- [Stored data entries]
------------------------------------

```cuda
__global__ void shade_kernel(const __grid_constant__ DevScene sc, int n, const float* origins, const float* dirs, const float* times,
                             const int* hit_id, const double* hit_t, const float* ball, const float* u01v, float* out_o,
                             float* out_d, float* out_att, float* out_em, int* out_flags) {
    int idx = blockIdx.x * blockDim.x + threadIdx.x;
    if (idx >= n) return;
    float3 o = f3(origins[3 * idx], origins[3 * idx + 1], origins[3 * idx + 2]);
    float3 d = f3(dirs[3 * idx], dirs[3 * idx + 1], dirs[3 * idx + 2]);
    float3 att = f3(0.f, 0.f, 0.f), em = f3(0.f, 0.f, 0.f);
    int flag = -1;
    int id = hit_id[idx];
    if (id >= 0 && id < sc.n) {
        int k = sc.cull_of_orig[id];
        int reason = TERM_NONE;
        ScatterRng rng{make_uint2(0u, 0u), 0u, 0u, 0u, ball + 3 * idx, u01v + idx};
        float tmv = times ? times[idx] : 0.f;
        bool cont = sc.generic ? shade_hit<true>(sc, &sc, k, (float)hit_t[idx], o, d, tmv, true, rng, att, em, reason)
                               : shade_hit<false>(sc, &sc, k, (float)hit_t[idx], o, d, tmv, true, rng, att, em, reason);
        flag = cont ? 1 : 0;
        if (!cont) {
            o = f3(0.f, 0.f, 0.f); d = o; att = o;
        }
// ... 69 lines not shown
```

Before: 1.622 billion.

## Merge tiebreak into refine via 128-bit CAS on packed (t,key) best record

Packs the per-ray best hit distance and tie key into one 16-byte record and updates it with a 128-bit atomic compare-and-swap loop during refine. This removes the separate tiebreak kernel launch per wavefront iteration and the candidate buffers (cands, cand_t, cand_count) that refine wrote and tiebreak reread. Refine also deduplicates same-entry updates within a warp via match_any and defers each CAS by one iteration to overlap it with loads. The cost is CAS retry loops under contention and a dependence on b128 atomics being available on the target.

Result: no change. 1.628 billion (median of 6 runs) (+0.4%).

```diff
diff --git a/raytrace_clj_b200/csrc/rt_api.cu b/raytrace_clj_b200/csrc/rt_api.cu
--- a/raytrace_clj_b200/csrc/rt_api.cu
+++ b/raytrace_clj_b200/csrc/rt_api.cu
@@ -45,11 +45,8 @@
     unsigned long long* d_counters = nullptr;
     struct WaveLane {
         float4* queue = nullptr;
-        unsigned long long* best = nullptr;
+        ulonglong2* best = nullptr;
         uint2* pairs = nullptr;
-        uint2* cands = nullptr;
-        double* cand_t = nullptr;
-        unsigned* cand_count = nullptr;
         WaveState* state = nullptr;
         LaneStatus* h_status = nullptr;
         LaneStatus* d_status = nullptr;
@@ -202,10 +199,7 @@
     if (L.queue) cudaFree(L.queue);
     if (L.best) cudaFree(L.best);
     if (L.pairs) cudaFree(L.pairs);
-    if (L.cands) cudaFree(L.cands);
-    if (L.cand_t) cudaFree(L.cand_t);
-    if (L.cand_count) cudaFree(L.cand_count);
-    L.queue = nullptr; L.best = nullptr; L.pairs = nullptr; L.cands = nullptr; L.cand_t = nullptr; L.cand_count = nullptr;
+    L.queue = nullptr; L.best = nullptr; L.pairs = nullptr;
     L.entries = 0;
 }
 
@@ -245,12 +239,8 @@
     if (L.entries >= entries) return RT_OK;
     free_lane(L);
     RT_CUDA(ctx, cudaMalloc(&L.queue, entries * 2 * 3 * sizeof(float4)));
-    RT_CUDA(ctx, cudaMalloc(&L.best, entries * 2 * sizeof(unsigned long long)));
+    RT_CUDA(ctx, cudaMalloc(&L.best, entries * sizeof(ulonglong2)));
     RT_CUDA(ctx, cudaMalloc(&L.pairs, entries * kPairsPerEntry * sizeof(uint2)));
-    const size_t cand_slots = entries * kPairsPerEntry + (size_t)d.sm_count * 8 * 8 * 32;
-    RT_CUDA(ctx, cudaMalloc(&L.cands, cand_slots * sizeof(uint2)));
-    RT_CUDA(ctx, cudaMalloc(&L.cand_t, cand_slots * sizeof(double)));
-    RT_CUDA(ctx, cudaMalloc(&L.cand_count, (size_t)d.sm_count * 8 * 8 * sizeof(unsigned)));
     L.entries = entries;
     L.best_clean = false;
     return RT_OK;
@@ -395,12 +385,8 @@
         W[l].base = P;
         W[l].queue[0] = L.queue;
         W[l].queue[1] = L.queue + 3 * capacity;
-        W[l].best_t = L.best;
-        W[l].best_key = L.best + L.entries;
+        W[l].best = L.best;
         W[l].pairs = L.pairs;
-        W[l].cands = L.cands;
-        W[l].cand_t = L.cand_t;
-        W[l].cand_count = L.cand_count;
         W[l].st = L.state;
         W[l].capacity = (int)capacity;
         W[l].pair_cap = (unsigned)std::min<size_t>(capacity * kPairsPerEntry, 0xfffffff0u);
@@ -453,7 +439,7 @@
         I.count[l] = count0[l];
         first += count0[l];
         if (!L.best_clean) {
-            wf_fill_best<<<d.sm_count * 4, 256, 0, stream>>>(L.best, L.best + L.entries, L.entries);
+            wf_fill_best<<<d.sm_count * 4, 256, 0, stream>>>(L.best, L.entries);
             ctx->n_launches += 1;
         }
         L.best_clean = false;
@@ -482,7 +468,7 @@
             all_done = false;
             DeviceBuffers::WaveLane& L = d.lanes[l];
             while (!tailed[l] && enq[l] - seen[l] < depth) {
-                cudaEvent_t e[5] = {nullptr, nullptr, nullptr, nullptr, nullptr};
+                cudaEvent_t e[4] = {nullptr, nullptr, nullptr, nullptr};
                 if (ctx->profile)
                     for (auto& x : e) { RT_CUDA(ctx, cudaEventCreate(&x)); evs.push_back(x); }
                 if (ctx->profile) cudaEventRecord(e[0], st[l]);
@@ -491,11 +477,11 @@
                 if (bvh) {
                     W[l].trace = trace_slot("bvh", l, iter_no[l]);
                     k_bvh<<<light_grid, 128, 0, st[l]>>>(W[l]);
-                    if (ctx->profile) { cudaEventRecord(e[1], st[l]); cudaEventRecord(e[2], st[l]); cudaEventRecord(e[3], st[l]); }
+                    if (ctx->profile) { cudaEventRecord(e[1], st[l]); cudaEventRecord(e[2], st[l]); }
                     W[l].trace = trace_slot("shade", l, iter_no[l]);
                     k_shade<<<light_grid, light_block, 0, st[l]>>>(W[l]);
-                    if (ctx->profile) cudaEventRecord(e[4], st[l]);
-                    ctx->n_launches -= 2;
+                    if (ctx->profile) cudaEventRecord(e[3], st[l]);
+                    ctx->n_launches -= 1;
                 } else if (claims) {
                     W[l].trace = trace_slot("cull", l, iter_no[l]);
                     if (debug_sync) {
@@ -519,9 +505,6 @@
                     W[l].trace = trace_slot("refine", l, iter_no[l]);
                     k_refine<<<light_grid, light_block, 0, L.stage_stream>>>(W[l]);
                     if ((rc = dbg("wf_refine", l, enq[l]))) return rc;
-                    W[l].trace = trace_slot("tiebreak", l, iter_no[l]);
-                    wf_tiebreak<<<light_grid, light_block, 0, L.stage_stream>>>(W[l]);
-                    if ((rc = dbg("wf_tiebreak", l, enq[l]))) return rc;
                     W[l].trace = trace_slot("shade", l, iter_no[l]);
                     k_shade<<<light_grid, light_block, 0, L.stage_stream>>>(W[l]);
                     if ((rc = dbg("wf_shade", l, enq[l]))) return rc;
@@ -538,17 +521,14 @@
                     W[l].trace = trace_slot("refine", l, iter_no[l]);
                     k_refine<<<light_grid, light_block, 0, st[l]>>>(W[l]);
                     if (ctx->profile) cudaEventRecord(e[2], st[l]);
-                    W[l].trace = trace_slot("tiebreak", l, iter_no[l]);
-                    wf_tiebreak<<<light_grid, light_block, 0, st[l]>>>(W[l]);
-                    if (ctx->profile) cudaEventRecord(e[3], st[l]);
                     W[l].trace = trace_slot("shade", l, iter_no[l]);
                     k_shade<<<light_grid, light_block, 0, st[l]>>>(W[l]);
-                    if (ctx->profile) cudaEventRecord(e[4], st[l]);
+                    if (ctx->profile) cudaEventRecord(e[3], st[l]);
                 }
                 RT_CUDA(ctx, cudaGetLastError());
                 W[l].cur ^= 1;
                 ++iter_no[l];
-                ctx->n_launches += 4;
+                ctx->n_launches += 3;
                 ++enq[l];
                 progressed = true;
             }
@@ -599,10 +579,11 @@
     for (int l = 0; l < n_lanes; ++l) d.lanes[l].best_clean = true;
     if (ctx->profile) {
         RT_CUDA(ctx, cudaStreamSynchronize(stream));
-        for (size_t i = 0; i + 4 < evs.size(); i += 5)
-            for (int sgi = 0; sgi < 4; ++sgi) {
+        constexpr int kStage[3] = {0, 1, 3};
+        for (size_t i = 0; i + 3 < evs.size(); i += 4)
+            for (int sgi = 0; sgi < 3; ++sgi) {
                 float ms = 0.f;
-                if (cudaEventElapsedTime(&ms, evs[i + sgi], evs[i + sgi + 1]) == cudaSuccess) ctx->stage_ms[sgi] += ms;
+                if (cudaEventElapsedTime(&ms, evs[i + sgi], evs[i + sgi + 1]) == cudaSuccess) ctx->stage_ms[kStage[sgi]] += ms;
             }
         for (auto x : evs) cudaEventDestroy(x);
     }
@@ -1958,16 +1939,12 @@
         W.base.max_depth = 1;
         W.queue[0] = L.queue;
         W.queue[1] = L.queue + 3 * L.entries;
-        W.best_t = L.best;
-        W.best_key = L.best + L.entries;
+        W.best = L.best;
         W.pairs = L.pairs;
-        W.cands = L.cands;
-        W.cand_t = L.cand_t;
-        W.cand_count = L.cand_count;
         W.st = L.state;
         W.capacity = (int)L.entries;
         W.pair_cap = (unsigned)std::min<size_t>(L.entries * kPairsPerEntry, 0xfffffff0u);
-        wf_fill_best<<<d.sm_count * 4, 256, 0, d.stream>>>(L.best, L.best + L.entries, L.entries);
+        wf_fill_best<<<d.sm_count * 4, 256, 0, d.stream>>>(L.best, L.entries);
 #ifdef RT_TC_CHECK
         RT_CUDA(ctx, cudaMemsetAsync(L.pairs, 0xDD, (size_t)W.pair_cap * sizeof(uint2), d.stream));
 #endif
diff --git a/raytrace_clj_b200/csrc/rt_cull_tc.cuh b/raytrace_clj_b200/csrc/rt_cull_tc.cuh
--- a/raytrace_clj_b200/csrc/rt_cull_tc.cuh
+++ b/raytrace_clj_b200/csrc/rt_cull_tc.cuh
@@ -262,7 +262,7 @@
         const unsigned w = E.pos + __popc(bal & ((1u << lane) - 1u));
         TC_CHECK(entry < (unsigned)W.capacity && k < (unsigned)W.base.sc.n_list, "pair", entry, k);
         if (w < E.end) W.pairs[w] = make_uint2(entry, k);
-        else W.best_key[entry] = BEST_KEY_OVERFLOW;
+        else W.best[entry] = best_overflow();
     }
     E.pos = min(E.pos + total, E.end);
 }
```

------------------------------------

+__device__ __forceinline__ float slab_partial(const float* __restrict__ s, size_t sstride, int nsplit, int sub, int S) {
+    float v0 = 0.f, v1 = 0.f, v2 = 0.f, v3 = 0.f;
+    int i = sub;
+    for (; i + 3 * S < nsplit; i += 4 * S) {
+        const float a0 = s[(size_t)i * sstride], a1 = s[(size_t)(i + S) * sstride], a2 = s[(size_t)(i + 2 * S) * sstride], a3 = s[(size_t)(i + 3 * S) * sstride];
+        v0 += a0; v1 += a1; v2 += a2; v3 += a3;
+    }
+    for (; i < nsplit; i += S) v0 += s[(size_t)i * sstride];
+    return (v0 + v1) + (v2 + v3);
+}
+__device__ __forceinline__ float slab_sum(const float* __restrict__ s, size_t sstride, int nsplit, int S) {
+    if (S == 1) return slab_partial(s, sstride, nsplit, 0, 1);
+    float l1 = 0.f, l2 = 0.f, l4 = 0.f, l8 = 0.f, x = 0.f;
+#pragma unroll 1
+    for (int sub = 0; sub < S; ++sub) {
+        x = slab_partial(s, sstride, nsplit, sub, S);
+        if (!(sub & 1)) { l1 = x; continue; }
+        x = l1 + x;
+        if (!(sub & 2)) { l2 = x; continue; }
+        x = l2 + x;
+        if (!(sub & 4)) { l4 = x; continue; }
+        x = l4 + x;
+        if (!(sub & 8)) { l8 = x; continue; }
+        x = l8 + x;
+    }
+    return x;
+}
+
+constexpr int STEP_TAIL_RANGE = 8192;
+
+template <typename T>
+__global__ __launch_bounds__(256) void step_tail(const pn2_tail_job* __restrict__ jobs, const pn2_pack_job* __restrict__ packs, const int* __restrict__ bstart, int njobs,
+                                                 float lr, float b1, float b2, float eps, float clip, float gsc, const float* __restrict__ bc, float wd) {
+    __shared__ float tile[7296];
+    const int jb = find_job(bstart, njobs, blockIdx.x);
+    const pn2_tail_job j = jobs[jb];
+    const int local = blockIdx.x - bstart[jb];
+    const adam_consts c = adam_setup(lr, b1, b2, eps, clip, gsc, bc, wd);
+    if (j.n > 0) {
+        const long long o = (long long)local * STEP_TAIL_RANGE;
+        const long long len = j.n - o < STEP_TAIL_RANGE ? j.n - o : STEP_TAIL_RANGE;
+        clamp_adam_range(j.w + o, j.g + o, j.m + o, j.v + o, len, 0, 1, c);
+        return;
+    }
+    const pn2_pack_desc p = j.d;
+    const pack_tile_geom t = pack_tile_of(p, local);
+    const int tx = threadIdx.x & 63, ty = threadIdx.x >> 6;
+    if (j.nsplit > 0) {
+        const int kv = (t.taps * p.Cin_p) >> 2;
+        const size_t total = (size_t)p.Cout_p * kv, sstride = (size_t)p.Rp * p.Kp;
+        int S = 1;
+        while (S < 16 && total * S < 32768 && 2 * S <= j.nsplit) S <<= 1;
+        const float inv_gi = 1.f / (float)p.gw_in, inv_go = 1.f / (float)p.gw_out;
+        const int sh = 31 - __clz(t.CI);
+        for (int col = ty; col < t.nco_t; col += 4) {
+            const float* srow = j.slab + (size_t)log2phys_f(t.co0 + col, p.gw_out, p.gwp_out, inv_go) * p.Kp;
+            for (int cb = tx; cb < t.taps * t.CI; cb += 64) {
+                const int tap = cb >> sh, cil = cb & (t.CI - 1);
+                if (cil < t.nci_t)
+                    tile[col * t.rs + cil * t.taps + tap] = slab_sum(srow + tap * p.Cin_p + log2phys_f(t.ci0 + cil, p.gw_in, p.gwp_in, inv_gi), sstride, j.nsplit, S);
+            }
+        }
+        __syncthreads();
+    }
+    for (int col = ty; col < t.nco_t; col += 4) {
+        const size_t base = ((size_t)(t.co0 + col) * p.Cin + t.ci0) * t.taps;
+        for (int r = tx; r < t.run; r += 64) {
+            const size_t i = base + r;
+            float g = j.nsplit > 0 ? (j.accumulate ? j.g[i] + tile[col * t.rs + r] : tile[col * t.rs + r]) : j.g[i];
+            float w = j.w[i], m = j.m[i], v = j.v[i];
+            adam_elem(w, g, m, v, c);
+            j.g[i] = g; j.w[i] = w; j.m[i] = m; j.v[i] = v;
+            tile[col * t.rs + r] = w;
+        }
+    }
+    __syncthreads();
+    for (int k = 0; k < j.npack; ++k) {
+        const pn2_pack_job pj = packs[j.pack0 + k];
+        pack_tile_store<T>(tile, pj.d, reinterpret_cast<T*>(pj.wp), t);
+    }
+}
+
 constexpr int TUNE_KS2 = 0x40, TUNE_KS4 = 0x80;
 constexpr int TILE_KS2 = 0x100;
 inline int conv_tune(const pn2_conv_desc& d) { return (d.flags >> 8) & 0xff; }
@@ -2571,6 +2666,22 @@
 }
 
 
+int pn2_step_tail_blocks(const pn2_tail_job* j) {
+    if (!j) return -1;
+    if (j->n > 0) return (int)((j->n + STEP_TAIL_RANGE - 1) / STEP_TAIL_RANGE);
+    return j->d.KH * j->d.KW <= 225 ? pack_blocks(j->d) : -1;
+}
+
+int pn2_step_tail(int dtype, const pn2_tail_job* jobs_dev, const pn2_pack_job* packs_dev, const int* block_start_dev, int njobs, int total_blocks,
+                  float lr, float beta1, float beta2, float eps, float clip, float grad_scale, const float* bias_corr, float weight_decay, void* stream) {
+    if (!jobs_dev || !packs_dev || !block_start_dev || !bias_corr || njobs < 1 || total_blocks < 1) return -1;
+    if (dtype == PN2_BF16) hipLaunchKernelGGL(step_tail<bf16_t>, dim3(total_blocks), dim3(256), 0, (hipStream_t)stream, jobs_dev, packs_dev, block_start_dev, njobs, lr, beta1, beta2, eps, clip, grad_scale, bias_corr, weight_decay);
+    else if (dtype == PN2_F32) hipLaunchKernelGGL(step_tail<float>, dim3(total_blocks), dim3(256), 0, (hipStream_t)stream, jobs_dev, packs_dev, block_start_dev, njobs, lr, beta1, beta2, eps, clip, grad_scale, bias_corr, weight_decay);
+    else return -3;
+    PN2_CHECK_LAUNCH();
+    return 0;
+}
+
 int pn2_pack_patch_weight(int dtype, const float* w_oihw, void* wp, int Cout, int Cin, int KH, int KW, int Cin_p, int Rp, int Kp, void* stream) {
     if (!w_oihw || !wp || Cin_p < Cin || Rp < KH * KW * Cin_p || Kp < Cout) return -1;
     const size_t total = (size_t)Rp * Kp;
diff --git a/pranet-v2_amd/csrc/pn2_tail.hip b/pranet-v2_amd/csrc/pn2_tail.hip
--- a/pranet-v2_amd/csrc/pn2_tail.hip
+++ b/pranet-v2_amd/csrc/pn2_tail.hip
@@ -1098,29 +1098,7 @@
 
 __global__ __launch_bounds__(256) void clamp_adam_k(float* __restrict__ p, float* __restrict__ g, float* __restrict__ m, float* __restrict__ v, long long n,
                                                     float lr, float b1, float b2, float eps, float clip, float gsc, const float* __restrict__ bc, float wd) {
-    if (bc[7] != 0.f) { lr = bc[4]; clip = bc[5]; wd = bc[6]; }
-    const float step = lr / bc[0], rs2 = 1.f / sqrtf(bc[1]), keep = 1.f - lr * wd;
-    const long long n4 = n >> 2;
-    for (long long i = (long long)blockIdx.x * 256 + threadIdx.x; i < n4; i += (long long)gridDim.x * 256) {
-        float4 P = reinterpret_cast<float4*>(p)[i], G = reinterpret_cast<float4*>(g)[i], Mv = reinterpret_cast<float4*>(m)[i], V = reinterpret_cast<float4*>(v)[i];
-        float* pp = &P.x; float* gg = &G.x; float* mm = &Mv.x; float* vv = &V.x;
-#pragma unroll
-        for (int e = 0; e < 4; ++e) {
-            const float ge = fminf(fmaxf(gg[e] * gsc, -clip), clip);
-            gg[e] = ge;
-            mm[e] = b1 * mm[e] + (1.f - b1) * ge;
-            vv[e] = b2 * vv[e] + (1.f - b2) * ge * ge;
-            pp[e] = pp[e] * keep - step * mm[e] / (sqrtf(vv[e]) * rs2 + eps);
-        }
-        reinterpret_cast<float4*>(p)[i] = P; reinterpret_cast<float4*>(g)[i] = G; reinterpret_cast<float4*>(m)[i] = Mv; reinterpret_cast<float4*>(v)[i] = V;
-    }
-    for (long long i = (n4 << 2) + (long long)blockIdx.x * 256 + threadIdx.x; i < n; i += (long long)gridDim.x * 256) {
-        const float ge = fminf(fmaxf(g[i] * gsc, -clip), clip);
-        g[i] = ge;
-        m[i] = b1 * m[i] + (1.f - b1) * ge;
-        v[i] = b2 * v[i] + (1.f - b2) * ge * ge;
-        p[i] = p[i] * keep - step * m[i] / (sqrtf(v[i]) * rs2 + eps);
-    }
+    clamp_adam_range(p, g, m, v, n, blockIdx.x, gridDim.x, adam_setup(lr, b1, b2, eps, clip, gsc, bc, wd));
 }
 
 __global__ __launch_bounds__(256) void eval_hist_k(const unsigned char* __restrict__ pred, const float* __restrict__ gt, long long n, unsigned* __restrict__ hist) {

------------------------------------

- [What is required] Search the data above for the word "csrc". Copy each line it is in.

- [Output of the exercise]
diff --git a/raytrace_clj_b200/csrc/rt_api.cu b/raytrace_clj_b200/csrc/rt_api.cu
--- a/raytrace_clj_b200/csrc/rt_api.cu
+++ b/raytrace_clj_b200/csrc/rt_api.cu
diff --git a/raytrace_clj_b200/csrc/rt_cull_tc.cuh b/raytrace_clj_b200/csrc/rt_cull_tc.cuh
--- a/raytrace_clj_b200/csrc/rt_cull_tc.cuh
+++ b/raytrace_clj_b200/csrc/rt_cull_tc.cuh
diff --git a/pranet-v2_amd/csrc/pn2_tail.hip b/pranet-v2_amd/csrc/pn2_tail.hip
--- a/pranet-v2_amd/csrc/pn2_tail.hip
+++ b/pranet-v2_amd/csrc/pn2_tail.hip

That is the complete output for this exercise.